__Instructions to follow__. Copy all the lines below without altering anything.

__Record extracts__.
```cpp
int gdkvm_conv3x3_tile_launch(const void* x, const void* x2, int C1, const void* w, const float* bias, const void* residual, void* y,
                              int N, int C, int H, int W, int K, int relu, int variant, int packed, hipStream_t st)
{
    if (variant == 0 && K % 128 == 0 && CT_VARIANT_128 == 4) {
        if (gdkvm_conv3x3_tile_launch(x, x2, C1, w, bias, residual, y, N, C, H, W, K, relu, 4, packed, st) == 0) return 0;
        variant = 2;
    }
    if (variant == 0 && K % 128 != 0 && (H * W <= 16 * 7 || 2 * W <= 16 * 7)) {
        if (gdkvm_conv3x3_tile_launch(x, x2, C1, w, bias, residual, y, N, C, H, W, K, relu, 5, packed, st) == 0) return 0;
        variant = 3;
    }
    if (C % CT_CK || K % 16 || W > 64 || W < 1 || H < 1 || N < 1 || variant < 0 || variant > 5) return 1;
    if (variant == 4 && K % 128) return 1;
    const bool half = variant == 4 || variant == 5;
    if (x2 && (C1 <= 0 || C1 >= C || C1 % CT_CK)) return 1;
    ConvTileArgs a;
    a.x2 = static_cast<const bf16_t*>(x2); a.C1 = x2 ? C1 : C;
    a.x = static_cast<const bf16_t*>(x); a.w = static_cast<const bf16_t*>(w); a.bias = bias;
    a.res = static_cast<const bf16_t*>(residual); a.y = static_cast<bf16_t*>(y);
    a.N = N; a.H = H; a.W = W; a.C = C; a.K = K; a.relu = relu;
    const int maxpix = half ? 16 * 7 : 16 * CT_MAXMT;
    const int maxpieces = half ? 32 : 56;
    if (H * W <= maxpix) { a.th = H; a.fpt = maxpix / (H * W); a.tiles_y = 1; if (a.fpt > N) a.fpt = N; }
    else { a.fpt = 1; a.th = maxpix / W; if (a.th < 1) return 1; a.tiles_y = (H + a.th - 1) / a.th; }
    a.bw = W + 2; a.bh = a.th + 2;
    auto pieces = [&]() { a.band_px = a.fpt * a.bh * a.bw; return (a.band_px * CT_SLOTS + 63) / 64; };
    while (pieces() > maxpieces && a.fpt > 1) --a.fpt;
    while (pieces() > maxpieces && a.th > 1) { --a.th; a.bh = a.th + 2; a.tiles_y = (H + a.th - 1) / a.th; }
    a.npieces = pieces();
    if (a.npieces > maxpieces) return 1;
    if ((long long)(a.fpt * H + 2) * W * (x2 ? (C1 > C - C1 ? C1 : C - C1) : C) * 2 >= 0x7fffffffLL) return 1;
    a.inv_band = 1.0f / (float)(a.bh * a.bw); a.inv_bw = 1.0f / (float)a.bw;
    a.inv_tw = 1.0f / (float)(a.th * W); a.inv_w = 1.0f / (float)W;
    a.perm = K % 32 == 0;
    const long long groups = (N + a.fpt - 1) / a.fpt;
    const long long ntiles = groups * a.tiles_y;
    if (ntiles <= 0 || ntiles > 0x7fffffffLL) return 1;
    a.ntiles = (int)ntiles;
    if (variant == 0) variant = K % 128 == 0 ? 2 : CT_VARIANT_64;
    const int kwg = (variant == 2 || variant == 4) ? 128 : 64;
    const int gy = (K + kwg - 1) / kwg;
    const size_t lds = (size_t)2 * a.npieces * 1024 + 1024;
    int per = (half ? 512 : 256) / gy; if (per < 1) per = 1;
    const int gx = (int)(ntiles < per ? ntiles : per);
    static std::atomic<unsigned long long> done_mask{0};
    int dev = 0;
    if (hipGetDevice(&dev) != hipSuccess) return 1;
    const unsigned long long bit = 1ull << (dev & 63);
    if (!(done_mask.load(std::memory_order_relaxed) & bit)) {
        if (!setattr_tile<4, 1>() || !setattr_tile<4, 2>() || !setattr_tile<2, 2>() || !setattr_tile<4, 2, 4, 7>() || !setattr_tile<2, 2, 4, 7>()) return 1;
        done_mask.fetch_or(bit, std::memory_order_relaxed);
    }
    switch (variant) {
        case 1: launch_tile<4, 1>(packed, dim3(gx, gy), lds, st, a); break;
        case 2: launch_tile<4, 2>(packed, dim3(gx, gy), lds, st, a); break;
        case 4: launch_tile<4, 2, 4, 7>(packed, dim3(gx, gy), lds, st, a); break;
        case 5: launch_tile<2, 2, 4, 7>(packed, dim3(gx, gy), lds, st, a); break;
        default: launch_tile<2, 2>(packed, dim3(gx, gy), lds, st, a); break;
    }
    return 0;
}
```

__Answer to the problem__.
```cpp
int gdkvm_conv3x3_tile_launch(const void* x, const void* x2, int C1, const void* w, const float* bias, const void* residual, void* y,
                              int N, int C, int H, int W, int K, int relu, int variant, int packed, hipStream_t st)
{
    if (variant == 0 && K % 128 == 0 && CT_VARIANT_128 == 4) {
        if (gdkvm_conv3x3_tile_launch(x, x2, C1, w, bias, residual, y, N, C, H, W, K, relu, 4, packed, st) == 0) return 0;
        variant = 2;
    }
    if (variant == 0 && K % 128 != 0 && (H * W <= 16 * 7 || 2 * W <= 16 * 7)) {
        if (gdkvm_conv3x3_tile_launch(x, x2, C1, w, bias, residual, y, N, C, H, W, K, relu, 5, packed, st) == 0) return 0;
        variant = 3;
    }
    if (C % CT_CK || K % 16 || W > 64 || W < 1 || H < 1 || N < 1 || variant < 0 || variant > 5) return 1;
    if (variant == 4 && K % 128) return 1;
    const bool half = variant == 4 || variant == 5;
    if (x2 && (C1 <= 0 || C1 >= C || C1 % CT_CK)) return 1;
    ConvTileArgs a;
    a.x2 = static_cast<const bf16_t*>(x2); a.C1 = x2 ? C1 : C;
    a.x = static_cast<const bf16_t*>(x); a.w = static_cast<const bf16_t*>(w); a.bias = bias;
    a.res = static_cast<const bf16_t*>(residual); a.y = static_cast<bf16_t*>(y);
    a.N = N; a.H = H; a.W = W; a.C = C; a.K = K; a.relu = relu;
    const int maxpix = half ? 16 * 7 : 16 * CT_MAXMT;
    const int maxpieces = half ? 32 : 56;
    if (H * W <= maxpix) { a.th = H; a.fpt = maxpix / (H * W); a.tiles_y = 1; if (a.fpt > N) a.fpt = N; }
    else { a.fpt = 1; a.th = maxpix / W; if (a.th < 1) return 1; a.tiles_y = (H + a.th - 1) / a.th; }
    a.bw = W + 2; a.bh = a.th + 2;
    auto pieces = [&]() { a.band_px = a.fpt * a.bh * a.bw; return (a.band_px * CT_SLOTS + 63) / 64; };
    while (pieces() > maxpieces && a.fpt > 1) --a.fpt;
    while (pieces() > maxpieces && a.th > 1) { --a.th; a.bh = a.th + 2; a.tiles_y = (H + a.th - 1) / a.th; }
    a.npieces = pieces();
    if (a.npieces > maxpieces) return 1;
    if ((long long)(a.fpt * H + 2) * W * (x2 ? (C1 > C - C1 ? C1 : C - C1) : C) * 2 >= 0x7fffffffLL) return 1;
    a.inv_band = 1.0f / (float)(a.bh * a.bw); a.inv_bw = 1.0f / (float)a.bw;
    a.inv_tw = 1.0f / (float)(a.th * W); a.inv_w = 1.0f / (float)W;
    a.perm = K % 32 == 0;
    const long long groups = (N + a.fpt - 1) / a.fpt;
    const long long ntiles = groups * a.tiles_y;
    if (ntiles <= 0 || ntiles > 0x7fffffffLL) return 1;
    a.ntiles = (int)ntiles;
    if (variant == 0) variant = K % 128 == 0 ? 2 : CT_VARIANT_64;
    const int kwg = (variant == 2 || variant == 4) ? 128 : 64;
    const int gy = (K + kwg - 1) / kwg;
    const size_t lds = (size_t)2 * a.npieces * 1024 + 1024;
    int per = (half ? 512 : 256) / gy; if (per < 1) per = 1;
    const int gx = (int)(ntiles < per ? ntiles : per);
    static std::atomic<unsigned long long> done_mask{0};
    int dev = 0;
    if (hipGetDevice(&dev) != hipSuccess) return 1;
    const unsigned long long bit = 1ull << (dev & 63);
    if (!(done_mask.load(std::memory_order_relaxed) & bit)) {
        if (!setattr_tile<4, 1>() || !setattr_tile<4, 2>() || !setattr_tile<2, 2>() || !setattr_tile<4, 2, 4, 7>() || !setattr_tile<2, 2, 4, 7>()) return 1;
        done_mask.fetch_or(bit, std::memory_order_relaxed);
    }
    switch (variant) {
        case 1: launch_tile<4, 1>(packed, dim3(gx, gy), lds, st, a); break;
        case 2: launch_tile<4, 2>(packed, dim3(gx, gy), lds, st, a); break;
        case 4: launch_tile<4, 2, 4, 7>(packed, dim3(gx, gy), lds, st, a); break;
        case 5: launch_tile<2, 2, 4, 7>(packed, dim3(gx, gy), lds, st, a); break;
        default: launch_tile<2, 2>(packed, dim3(gx, gy), lds, st, a); break;
    }
    return 0;
}
```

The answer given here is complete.